Meninos demoram mais para se desenvolver que meninas. Ou seja, Ethan ainda não chegou ao auge físico.
— Nível profissional — sorriu Thomas.
Antes, Thomas apostava em Ethan pelo talento e determinação. Agora, via nele outra surpresa.
Não é à toa que escapa da marcação com tanta facilidade...
Thomas nem conseguia achar defeitos em Ethan.
Era o guerreiro completo.
Se mantivesse a disciplina, teria futuro certo no esporte profissional.
Thomas olhou para Catherine. Se fosse outra namorada, teria dúvidas; mas sendo Catherine, sentia-se tranquilo. Ela cuidaria bem de Ethan.
Ethan recolocou a barra no suporte, respirando ofegante.
— Você é incrível — Catherine se aproximou, enxugando o suor dele.
— Oooh... — a galera provocou.
Para aquele grupo de esportistas, Catherine era a mulher ideal. As outras estrelas da escola nem chamavam tanto a atenção deles.

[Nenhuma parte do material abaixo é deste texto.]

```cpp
__global__ void sumsq_kernel(const float* __restrict__ g, int64_t n, float* __restrict__ out) {
  float s = 0.f;
  const int64_t stride = (int64_t)gridDim.x * blockDim.x;
  for (int64_t i = blockIdx.x * (int64_t)blockDim.x + threadIdx.x; i < n; i += stride) s += g[i] * g[i];
  s = wave_sum(s);
  if ((threadIdx.x & 63) == 0) atomicAdd(out, s);
}

constexpr int GSQ_MAX_FLAT = 256;
static inline int gsq_flat_blocks(int64_t quads) {
  int64_t b = (quads + 255) / 256;
  return (int)(b > GSQ_MAX_FLAT ? GSQ_MAX_FLAT : b);
}

__device__ __forceinline__ float gsq_block_sum(float s, float* red) {
  s = wave_sum(s);
  __syncthreads();
  if ((threadIdx.x & 63) == 0) red[threadIdx.x >> 6] = s;
  __syncthreads();
  return ((red[0] + red[1]) + red[2]) + red[3];
}

__global__ __launch_bounds__(256) void grad_sumsq_kernel(
    const float* __restrict__ g, int64_t quads, float* __restrict__ out, float* partials,
    unsigned* ticket, const float* __restrict__ slab, int G, int SL, const int* __restrict__ dst,
    const float* __restrict__ scale, float* __restrict__ gw, int tblocks) {
  __shared__ float part[4][64];
  __shared__ float red[4];
  __shared__ int last;
  float s = 0.f;
  const int b = (int)blockIdx.x - tblocks;
// ... 159 lines not shown
extern "C" int r2_adam_pack(float* p, const float* g, float* m, float* v, int64_t n, float lr,
                            float b1, float b2, float eps, float gscale, const float* clip_sumsq,
                            float max_norm, const int* dst4, bf16* bf, bf16* bf_t, int64_t lo_off,
                            float* target, const int64_t* step, int64_t interval, int step_off,
                            void* stream) {
  RmsPackArgs a{p, g, m, v, n, lr, b1, eps, gscale, clip_sumsq, max_norm, dst4, bf, bf_t,
                lo_off, target, step, interval};
  if (!rms_pack_args_ok(a)) return -1;
  hipLaunchKernelGGL(adam_pack_kernel, dim3(grid_for(n, 4)), dim3(256), 0, (hipStream_t)stream, a,
                     b2, step_off);
  R2_CHECK_LAUNCH();
  return 0;
}

extern "C" int r2_adam_pack_slab(float* p, float* g, float* m, float* v, int64_t n, float lr,
                                 float b1, float b2, float eps, float gscale, const int* dst4,
                                 bf16* bf, bf16* bf_t, int64_t lo_off, float* target,
                                 const int64_t* step, int64_t interval, int step_off,
                                 const float* slab, int grid, int SL, const int* dst,
                                 const float* scale, int64_t tq, void* stream) {
  RmsPackArgs a{p, g, m, v, n, lr, b1, eps, gscale, nullptr, 0.f, dst4, bf, bf_t,
                lo_off, target, step, interval};
  a.slab = slab; a.tdst = dst; a.tscale = scale; a.gw = g;
  a.tG = grid; a.tSL = SL; a.tblocks = (SL + 63) / 64; a.tq = tq;
  if (!rms_pack_args_ok(a) || !slab || !dst || !scale || grid <= 0 || SL <= 0 || tq < 0 ||
      4 * tq > n)
    return -1;
  hipLaunchKernelGGL(adam_pack_kernel, dim3(a.tblocks + grid_for(4 * tq, 4)), dim3(256), 0,
                     (hipStream_t)stream, a, b2, step_off);
  R2_CHECK_LAUNCH();
  return 0;
}

extern "C" int r2_pack_bf16(const float* src, const int* idx, bf16* out, int64_t n, void* stream) {
  hipLaunchKernelGGL(pack_bf16_kernel, dim3(grid_for(n, 2)), dim3(256), 0, (hipStream_t)stream, src,
                     idx, out, n);
  R2_CHECK_LAUNCH();
  return 0;
}

extern "C" int r2_pack_split(const float* src, const int* idx, bf16* out, int64_t n,
                             int64_t lo_off, void* stream) {
  hipLaunchKernelGGL(pack_split_kernel, dim3(grid_for(n, 2)), dim3(256), 0, (hipStream_t)stream,
                     src, idx, out, n, lo_off);
  R2_CHECK_LAUNCH();
  return 0;
}

extern "C" int r2_gather_f32(const float* src, const int* idx, float* out, int64_t n, void* stream) {
  hipLaunchKernelGGL(gather_f32_kernel, dim3(grid_for(n, 2)), dim3(256), 0, (hipStream_t)stream,
                     src, idx, out, n);
  R2_CHECK_LAUNCH();
  return 0;
}

extern "C" int r2_copy_if_due(float* dst, const float* src, int64_t n, const int64_t* step,
                              int64_t interval, void* stream) {
  hipLaunchKernelGGL(copy_if_due_kernel, dim3(grid_for(n, 4)), dim3(256), 0, (hipStream_t)stream,
                     dst, src, n, step, interval);
  R2_CHECK_LAUNCH();
  return 0;
}

__global__ void pack_step_kernel(const PackStepArgs a) {
  pack_step_items(a, blockIdx.x * (int64_t)blockDim.x + threadIdx.x, (int64_t)gridDim.x * blockDim.x);
}
// ... 16 lines not shown
```

### csrc/rms_pack.h

```cpp
#pragma once
#include "common.h"
#include "slab_reduce.h"

struct RmsPackArgs {
  float* p;
  const float* g;
  float* sq;
  float* ga;
  int64_t n;
  float lr, alpha, eps, gscale;
  const float* clip_sumsq;
  float max_norm;
  const int* dst4;
  bf16* bf;
  bf16* bf_t;
  int64_t lo_off;
  float* target;
  const int64_t* step;
  int64_t interval;
  const float* slab;
  const int* tdst;
  const float* tscale;
  float* gw;
  int tG, tSL, tblocks, pad_;
  int64_t tq;
};
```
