const char* Graph::group_base(const std::string& group) const {
    auto it = gindex_.find(group);
    if (it == gindex_.end()) throw Error(INTERNAL_ERROR, "unknown parameter group " + group);
    return params_[groups_[it->second].front()].dev;
}

Act Graph::res_block(const std::string& pfx, const Act& x, const Act* x2, int cout, const f16* emb_all, int emb_ld, int& emb_off) {
    const int cin = x.c + (x2 ? x2->c : 0);
    quant_rows(x.rows());
    const int n1w = P(pfx + ".in_layers.0.weight", {cin}, PK_VEC), n1b = P(pfx + ".in_layers.0.bias", {cin}, PK_VEC);
    const int c1w = P(pfx + ".in_layers.2.weight", {cout, cin, 3, 3}, PK_CONV3), c1b = P(pfx + ".in_layers.2.bias", {cout}, PK_VEC);
// ... 82 lines not shown
    const bool compose = compose_on && !quant_block;
    int f2w, pow_;
    if (compose) {
        f2w = Pc(tb + ".ff.net.2.weight", {C, 4 * C}, PK_LINEAR, 5 * C, 0, -1);
        pow_ = lin ? Pc(pfx + ".proj_out.weight", {C, C}, PK_LINEAR, 5 * C, 4 * C, f2w)
                   : Pc(pfx + ".proj_out.weight", {C, C, 1, 1}, PK_CONV1, 5 * C, 4 * C, f2w);
    } else {
        f2w = P(tb + ".ff.net.2.weight", {C, 4 * C}, PK_LINEAR);
        pow_ = lin ? P(pfx + ".proj_out.weight", {C, C}, PK_LINEAR) : P(pfx + ".proj_out.weight", {C, C, 1, 1}, PK_CONV1);
    }
    const int f2b = P(tb + ".ff.net.2.bias", {C}, PK_VEC);
    const int pob = P(pfx + ".proj_out.bias", {C}, PK_VEC);
    if (mode_ == DECLARE) return act(x.n, x.h, x.w, C);

    Act g = group_norm(x, nullptr, nw, nb, 1e-6f, false);
    Act t0 = act(B, 1, L, C);
    { GemmOpt o; o.bias = pib; linear(g.p, rows, C, piw, C, t0.p, o); }
    release(g);
    const bool fold = !quant_block;
    auto normed = [&](const Act& src, int lw, int lb) -> Act { return layer_norm(src, lw, lb, 1e-5f); };
    f16* qkv = alloc((size_t)rows * 3 * C);
    if (fold) {
        GemmOpt o; o.ln_w = l1w; o.ln_b = l1b;
        linear_raw(t0.p, rows, C, reinterpret_cast<const f16*>(group_base(gq)), C, 3 * C, qkv, o);
    } else {
        Act nrm = normed(t0, l1w, l1b);
        GemmOpt o; o.wq_scale = qscale_of(group_first(gq)); o.wq_off = qoff_of(group_first(gq));
        linear_raw(nrm.p, rows, C, reinterpret_cast<const f16*>(group_base(gq)), C, 3 * C, qkv, o);
        release(nrm);
    }
    f16* a1 = alloc((size_t)rows * C);
    attention(qkv, qkv + C, qkv + 2 * C, a1, B, heads, L, L, d, 3 * C, 3 * C, 3 * C, C, false);
    release(qkv);
    Act t1 = act(B, 1, L, C);
    { GemmOpt o; o.bias = o1b; o.residual = t0.p; linear(a1, rows, C, o1w, C, t1.p, o); }
    release(a1); release(t0);
    static const bool xfold_on = [] { const char* e = std::getenv("SDOD_XATTN_FOLD"); return !(e && e[0] == '0'); }();
    const int NK = heads * 80;
    const bool xfold = xfold_on && fold && ctx.w <= 80 && NK % 320 == 0 && L % 32 == 0 && d <= 160 && d % 4 == 0;
    if (xfold) {
        f16 *w1 = nullptr, *w2 = nullptr;
        float *s1 = nullptr, *t1v = nullptr;
        f16* wq = reinterpret_cast<f16*>(params_[q2w].dev);
        const f16* wo = reinterpret_cast<const f16*>(params_[o2w].dev);
        if (mode_ == REAL) {
            SDOD_HIP_CHECK(hipMalloc((void**)&w1, (size_t)B * NK * C * sizeof(f16)));
            SDOD_HIP_CHECK(hipMalloc((void**)&w2, (size_t)B * NK * C * sizeof(f16)));
            SDOD_HIP_CHECK(hipMalloc((void**)&s1, (size_t)B * NK * sizeof(float)));
            SDOD_HIP_CHECK(hipMalloc((void**)&t1v, (size_t)B * NK * sizeof(float)));
            derived_.push_back(w1); derived_.push_back(w2); derived_.push_back(s1); derived_.push_back(t1v);
            const LnVecs qv = ln_fold_vectors(wq, C, C, C, l2w, l2b, nullptr);
            const f16* kvp = kv_all_;
            const int ldkv = kv_total_, koff = my_kv, Lk = ctx.w, hh = heads, dd = d;
            const float scale = 1.0f / sqrtf((float)d);
            to_static_ = true;
            sink().push_back(Op{[=](hipStream_t st) {
                check_rc2(sdod_xattn_fold_f16(kvp, ldkv, koff, koff + C, B, Lk, wq, C, qv.s, qv.t, wo, C, hh, dd, scale, w1, s1, t1v, w2, st));
            }, "xattn_fold", 4.0 * B * NK * (double)C * d, 4.0 * B * NK * C * 2, "C" + std::to_string(C) + " d" + std::to_string(d)});
            to_static_ = false;
        }
        const f16* w1p = mode_ == REAL ? w1 : wq;
        const f16* w2p = mode_ == REAL ? w2 : wq;
        f16* pb = alloc((size_t)rows * NK);
        { GemmOpt o; o.ln_s_raw = mode_ == REAL ? s1 : reinterpret_cast<const float*>(wq); o.bias_raw = mode_ == REAL ? t1v : reinterpret_cast<const float*>(wq);
          o.w_img_stride = NK * C; o.vec_img_stride = NK; o.softmax_cols = 80; o.rows_per_img = L;
          linear_raw(t1.p, rows, C, w1p, C, NK, pb, o); }
        GemmOpt o2;
        o2.bias = o2b; o2.residual = t1.p; o2.w_img_stride = C * NK; o2.rows_per_img = L;
        if (compose) {
            f16* cat = alloc((size_t)rows * 5 * C);
            f16* t2c = cat + 4 * C;
            o2.ldr = C; o2.ldo = 5 * C;
            linear_raw(pb, rows, NK, w2p, NK, C, t2c, o2);
            release(pb); release(t1);
            { GemmOpt o; o.bias = f1b; o.geglu = true; o.ln_w = l3w; o.ln_b = l3b; o.lda = 5 * C; o.ldo = 5 * C; linear(t2c, rows, C, f1w, 8 * C, cat, o); }
            float* bc = nullptr;
            if (mode_ == REAL) {
                SDOD_HIP_CHECK(hipMalloc((void**)&bc, (size_t)C * sizeof(float)));
                derived_.push_back(bc);
                f16* wc = reinterpret_cast<f16*>(params_[f2w].dev);
                compose_jobs_.push_back(ComposeJob{wc, wc + 4 * C, 5 * C, C, C, 4 * C, W<float>(f2b), W<float>(pob), bc});
            }
            Act out = act(x.n, x.h, x.w, C);
            { GemmOpt o; o.bias_raw = mode_ == REAL ? bc : reinterpret_cast<const float*>(params_[f2w].dev); o.residual = x.p;
              linear_raw(cat, rows, 5 * C, reinterpret_cast<const f16*>(params_[f2w].dev), 5 * C, C, out.p, o); }
            release(cat);
            return out;
        }
        Act t2 = act(B, 1, L, C);
        linear_raw(pb, rows, NK, w2p, NK, C, t2.p, o2);
        release(pb); release(t1);
        f16* gg = alloc((size_t)rows * 4 * C);
        { GemmOpt o; o.bias = f1b; o.geglu = true; o.ln_w = l3w; o.ln_b = l3b; linear(t2.p, rows, C, f1w, 8 * C, gg, o); }
        Act t3 = act(B, 1, L, C);
        { GemmOpt o; o.bias = f2b; o.residual = t2.p; linear(gg, rows, 4 * C, f2w, C, t3.p, o); }
        release(gg); release(t2);
        Act out = act(x.n, x.h, x.w, C);
        { GemmOpt o; o.bias = pob; o.residual = x.p; linear(t3.p, rows, C, pow_, C, out.p, o); }
        release(t3);
        return out;
    }
    f16* q2 = alloc((size_t)rows * C);
    if (fold) {
        GemmOpt o; o.ln_w = l2w; o.ln_b = l2b; linear(t1.p, rows, C, q2w, C, q2, o);
    } else {
        Act nrm = normed(t1, l2w, l2b);
        linear(nrm.p, rows, C, q2w, C, q2, GemmOpt{});
        release(nrm);
    }
    const int Lk = ctx.w;
    const f16* kv = kv_all_ + my_kv;
    f16* a2 = alloc((size_t)rows * C);
    attention(q2, kv, kv + C, a2, B, heads, L, Lk, d, C, kv_total_, kv_total_, C, false);
    release(q2);
    if (compose) {
        f16* cat = alloc((size_t)rows * 5 * C);
        f16* t2c = cat + 4 * C;
        { GemmOpt o; o.bias = o2b; o.residual = t1.p; o.ldr = C; o.ldo = 5 * C; linear(a2, rows, C, o2w, C, t2c, o); }
        release(a2); release(t1);
        { GemmOpt o; o.bias = f1b; o.geglu = true; o.ln_w = l3w; o.ln_b = l3b; o.lda = 5 * C; o.ldo = 5 * C; linear(t2c, rows, C, f1w, 8 * C, cat, o); }
        float* bc = nullptr;
        if (mode_ == REAL) {
            SDOD_HIP_CHECK(hipMalloc((void**)&bc, (size_t)C * sizeof(float)));
            derived_.push_back(bc);
            f16* wc = reinterpret_cast<f16*>(params_[f2w].dev);
            compose_jobs_.push_back(ComposeJob{wc, wc + 4 * C, 5 * C, C, C, 4 * C, W<float>(f2b), W<float>(pob), bc});
        }
        Act out = act(x.n, x.h, x.w, C);
        { GemmOpt o; o.bias_raw = mode_ == REAL ? bc : reinterpret_cast<const float*>(params_[f2w].dev); o.residual = x.p;
          linear_raw(cat, rows, 5 * C, reinterpret_cast<const f16*>(params_[f2w].dev), 5 * C, C, out.p, o); }
        release(cat);
        return out;
    }
    Act t2 = act(B, 1, L, C);
    { GemmOpt o; o.bias = o2b; o.residual = t1.p; linear(a2, rows, C, o2w, C, t2.p, o); }
    release(a2); release(t1);
    f16* gg = alloc((size_t)rows * 4 * C);
    if (fold) {
        GemmOpt o; o.bias = f1b; o.geglu = true; o.ln_w = l3w; o.ln_b = l3b; linear(t2.p, rows, C, f1w, 8 * C, gg, o);
    } else {
        Act nrm = normed(t2, l3w, l3b);
        GemmOpt o; o.bias = f1b; o.geglu = true; linear(nrm.p, rows, C, f1w, 8 * C, gg, o);
        release(nrm);
    }
    Act t3 = act(B, 1, L, C);
    { GemmOpt o; o.bias = f2b; o.residual = t2.p; linear(gg, rows, 4 * C, f2w, C, t3.p, o); }
    release(gg); release(t2);
    Act out = act(x.n, x.h, x.w, C);
    { GemmOpt o; o.bias = pob; o.residual = x.p; linear(t3.p, rows, C, pow_, C, out.p, o); }
    release(t3);
    return out;
}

— Ford, você também merece um abraço! — Pulga fez biquinho para Ford.
Ford levantou o pé, ameaçando um chute.
— Espera aí, tem algo errado com meus pesos — Ethan falou de repente.
— Eu mesmo montei a barra. Não tem erro — garantiu Monte.
— Ethan, perder para o Javali é normal, olha o tamanho dele! — Pulga interveio.
Só Thomas foi conferir.
— Esse peso aqui... — Thomas o testou na mão.
— Está marcado errado. Era pra ser setenta e cinco libras, mas está como cinquenta. — Sua expressão era enigmática.
Raro, mas acontece.
Todos pararam, o silêncio tomou conta da academia.
Além de o peso total ser maior que o do Javali, uma barra com pesos desequilibrados é muito mais difícil de erguer. E Ethan não só conseguiu, como repetiu inúmeras vezes.
— Só você mesmo, Ethan O’Connor — Thomas bateu no ombro dele, admirado.
Ethan se levantou e encarou os colegas. Lembrou-se do conselho de Adam: para ser quarterback, tem que ser o melhor do time.
— Quem mais quer me desafiar? — Ethan perguntou.
Ninguém respondeu.
— Vocês podem duvidar de si mesmos, mas nunca duvidem dos seus companheiros — declarou Ethan.
De qualquer modo, todos voltaram a se concentrar no treino.
No íntimo de muitos surgiu uma ideia inesperada.
Talvez Ethan realmente pudesse liderar os Normandos para vencer aquele adversário inalcançável, que há quase dez anos dominava o sul da Califórnia.